_Your assignment:_
Please filter the entries and return only the lines that include "kTabClassBytes".

_Working data:_
# # #
# guanjq/targetdiff

Hardware: NVIDIA H100
Metric: molecules/sec (1000-step sampling, CrossDocked pocket shape) (higher is better)
Workload: dtype f32 (storage, LayerNorm, softmax, accumulation); GEMM operands as 2-piece bf16 splits on wgmma (3 products, ~16-bit operand mantissa)

## Files before the change

### targetdiff_b200/csrc/edge_mlp_v4.cu

```cuda
#include <stdio.h>
#include <stdlib.h>
#include <string.h>

#include "tdiff_common.cuh"
#include "hopper_mma.cuh"

namespace v4 {

constexpr int kTile = 64;
constexpr int kTabClassBytes = 2 * 128 * 128;
constexpr int kSrcStride = 512 + 32, kDst = 8;
constexpr int sSrc = 0, sDstRows = sSrc + kTile * kSrcStride, sMeta = sDstRows + kDst * 512, kStage = sMeta + kTile * 16;
constexpr int kMAtom = 32 * 128, kMPiece = 2 * kMAtom, kMImg = 2 * kMPiece;
template <int NOUT, bool FOLD>
struct Map {
  static constexpr int kCons = (NOUT == 128 && !FOLD) ? 3 : 2;
  static constexpr int kThreads = (kCons + 1) * 128;
  static constexpr int kProdRegs = kCons == 3 ? 32 : 40, kConsRegs = kCons == 3 ? 160 : 232;
  static constexpr int W = 0, T = W + 4 * 128 * 128, Par = T + kTabClassBytes, X = Par + 2 * 128 * 4,
                       M = X + kCons * 4 * 2 * 128 * 4, C = M + (FOLD ? kCons * kMImg : 0), Stage = C + (FOLD ? kCons * 32 * 4 : 0),
                       Bar = Stage + kCons * kStage, Smem = Bar + 8 * (1 + 2 * kCons);
  static constexpr bool kOrdered = kCons == 2;
  static constexpr int kPairBar = 1, kOrderBar = kPairBar + 2 * kCons, kFoldBar = kOrderBar + kCons;
  static_assert(M % 1024 == 0 && Stage % 128 == 0 && kStage % 128 == 0 && Smem <= 227 * 1024, "shared-memory map");
  static_assert(128 * kProdRegs + kCons * 128 * kConsRegs == kThreads * (65536 / kThreads / 8 * 8), "register split");
  static_assert(kFoldBar + kCons <= 16, "named barriers");
};

__device__ __forceinline__ uint32_t smem_u32(const void* p) { return (uint32_t)__cvta_generic_to_shared(p); }
__device__ __forceinline__ void mbar_init(uint32_t bar, uint32_t count) {
  asm volatile("mbarrier.init.shared::cta.b64 [%0], %1;" ::"r"(bar), "r"(count) : "memory");
}
__device__ __forceinline__ void mbar_wait(uint32_t bar, uint32_t parity) {
  asm volatile(
      "{\n\t.reg .pred p;\n\tWAIT_LOOP:\n\tmbarrier.try_wait.parity.shared::cta.b64 p, [%0], %1;\n\t@p bra WAIT_DONE;\n\tbra WAIT_LOOP;\n\t"
      "WAIT_DONE:\n\t}" ::"r"(bar), "r"(parity) : "memory");
}
__device__ __forceinline__ void mbar_expect_tx(uint32_t bar, uint32_t bytes) {
  asm volatile("mbarrier.arrive.expect_tx.shared::cta.b64 _, [%0], %1;" ::"r"(bar), "r"(bytes) : "memory");
}
__device__ __forceinline__ void bulk_g2s(uint32_t smem_dst, const void* gsrc, uint32_t bytes, uint32_t bar) {
  asm volatile("cp.async.bulk.shared::cluster.global.mbarrier::complete_tx::bytes [%0], [%1], %2, [%3];" ::"r"(smem_dst), "l"(gsrc), "r"(bytes),
               "r"(bar) : "memory");
}
__device__ __forceinline__ void fence_barrier_init() { asm volatile("fence.mbarrier_init.release.cluster;" ::: "memory"); }
__device__ __forceinline__ void mbar_arrive(uint32_t bar) { asm volatile("mbarrier.arrive.shared::cta.b64 _, [%0];" ::"r"(bar) : "memory"); }
__device__ __forceinline__ void mbar_expect_tx_only(uint32_t bar, uint32_t bytes) {
  asm volatile("mbarrier.expect_tx.shared::cta.b64 [%0], %1;" ::"r"(bar), "r"(bytes) : "memory");
}
__device__ __forceinline__ void named_bar_sync(int id, int nthreads) { asm volatile("bar.sync %0, %1;" ::"r"(id), "r"(nthreads) : "memory"); }
__device__ __forceinline__ void named_bar_arrive(int id, int nthreads) { asm volatile("bar.arrive %0, %1;" ::"r"(id), "r"(nthreads) : "memory"); }
template <int N> __device__ __forceinline__ void setmaxnreg_inc() { asm volatile("setmaxnreg.inc.sync.aligned.u32 %0;" ::"n"(N)); }
template <int N> __device__ __forceinline__ void setmaxnreg_dec() { asm volatile("setmaxnreg.dec.sync.aligned.u32 %0;" ::"n"(N)); }

__device__ __forceinline__ uint32_t cvt_bf16x2(float hi, float lo) {
  uint32_t d;
  asm("cvt.rn.bf16x2.f32 %0, %1, %2;" : "=r"(d) : "f"(hi), "f"(lo));
  return d;
}
__device__ __forceinline__ float ex2_approx(float x) { float y; asm("ex2.approx.ftz.f32 %0, %1;" : "=f"(y) : "f"(x)); return y; }
__device__ __forceinline__ void stg64(float* p, float a, float b) { asm volatile("st.global.v2.f32 [%0], {%1,%2};" ::"l"(p), "f"(a), "f"(b) : "memory"); }
__device__ __forceinline__ void stg128(float* p, float a, float b, float c, float d) {
  asm volatile("st.global.v4.f32 [%0], {%1,%2,%3,%4};" ::"l"(p), "f"(a), "f"(b), "f"(c), "f"(d) : "memory");
}

struct LnParams { float b[128]; float b2[128]; float mu[20]; };
struct AggArgs {
  const float* logits;
  const float* e_w;
  float* h;
  int key_softmax;
};

template <int N, int M, int LO_BIT>
__device__ __forceinline__ void transpose_reduce(float (&t)[N], int lane) {
  if constexpr (N > M) {
    constexpr int h = (N / M / 2) << LO_BIT;
    const bool up = lane & h;
#pragma unroll
    for (int i = 0; i < N / 2; ++i) {
      const float send = up ? t[i] : t[i + N / 2];
      const float keep = up ? t[i + N / 2] : t[i];
      t[i] = keep + __shfl_xor_sync(0xffffffffu, send, h);
    }
    transpose_reduce<N / 2, M, LO_BIT>(reinterpret_cast<float(&)[N / 2]>(t), lane);
  }
}
__device__ __forceinline__ void split2(float y0, float y1, uint32_t& hi, uint32_t& lo) {
  hi = cvt_bf16x2(y1, y0);
  const float r0 = __fsub_rn(y0, __uint_as_float(hi << 16)), r1 = __fsub_rn(y1, __uint_as_float(hi & 0xffff0000u));
  lo = cvt_bf16x2(r1, r0);
}

}

using namespace v4;
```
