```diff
diff --git a/emqx_amd/csrc/egm_table.cpp b/emqx_amd/csrc/egm_table.cpp
--- a/emqx_amd/csrc/egm_table.cpp
+++ b/emqx_amd/csrc/egm_table.cpp
@@ -478,20 +478,31 @@
     for (uint32_t n = 1; n < N; ++n)
       if (parent_[n] != NONE) kids[pos[parent_[n]]++] = n;
   }
-  std::vector<uint32_t> order;
-  order.reserve(n_live_nodes_);
+  std::vector<uint32_t> bfs;
+  bfs.reserve(n_live_nodes_);
+  bfs.push_back(0);
+  uint32_t P = 0;
+  for (size_t qi = 0; qi < bfs.size(); ++qi) {
+    uint32_t n = bfs[qi];
+    for (uint32_t k = cnt[n]; k < cnt[n + 1]; ++k) {
+      bfs.push_back(kids[k]);
+      P += via_[kids[k]] == WID_PLUS;
+    }
+  }
+  const uint32_t L = (uint32_t)bfs.size();
+  std::vector<uint32_t> order(L);
   std::vector<uint32_t> newid(N, NONE);
-  order.push_back(0);
-  newid[0] = 0;
-  for (size_t qi = 0; qi < order.size(); ++qi) {
-    uint32_t n = order[qi];
-    for (uint32_t k = cnt[n]; k < cnt[n + 1]; ++k) {
-      uint32_t c = kids[k];
-      newid[c] = (uint32_t)order.size();
-      order.push_back(c);
-    }
-  }
-  const uint32_t L = (uint32_t)order.size();
+  {
+    uint32_t np = 1, no = P + 1;
+    for (uint32_t i = 1; i < L; ++i) {
+      const uint32_t o = bfs[i], id = via_[o] == WID_PLUS ? np++ : no++;
+      order[id] = o;
+      newid[o] = id;
+    }
+    order[0] = 0;
+    newid[0] = 0;
+  }
+  std::vector<uint32_t>().swap(bfs);
   std::vector<NodeRec> nn(L);
   std::vector<uint32_t> nhc(L), npar(L), nvia(L), nref(L), nlit(L);
   for (uint32_t i = 0; i < L; ++i) {
```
# # #
_Response area:_
constexpr int kTabClassBytes = 2 * 128 * 128;
  static constexpr int W = 0, T = W + 4 * 128 * 128, Par = T + kTabClassBytes, X = Par + 2 * 128 * 4,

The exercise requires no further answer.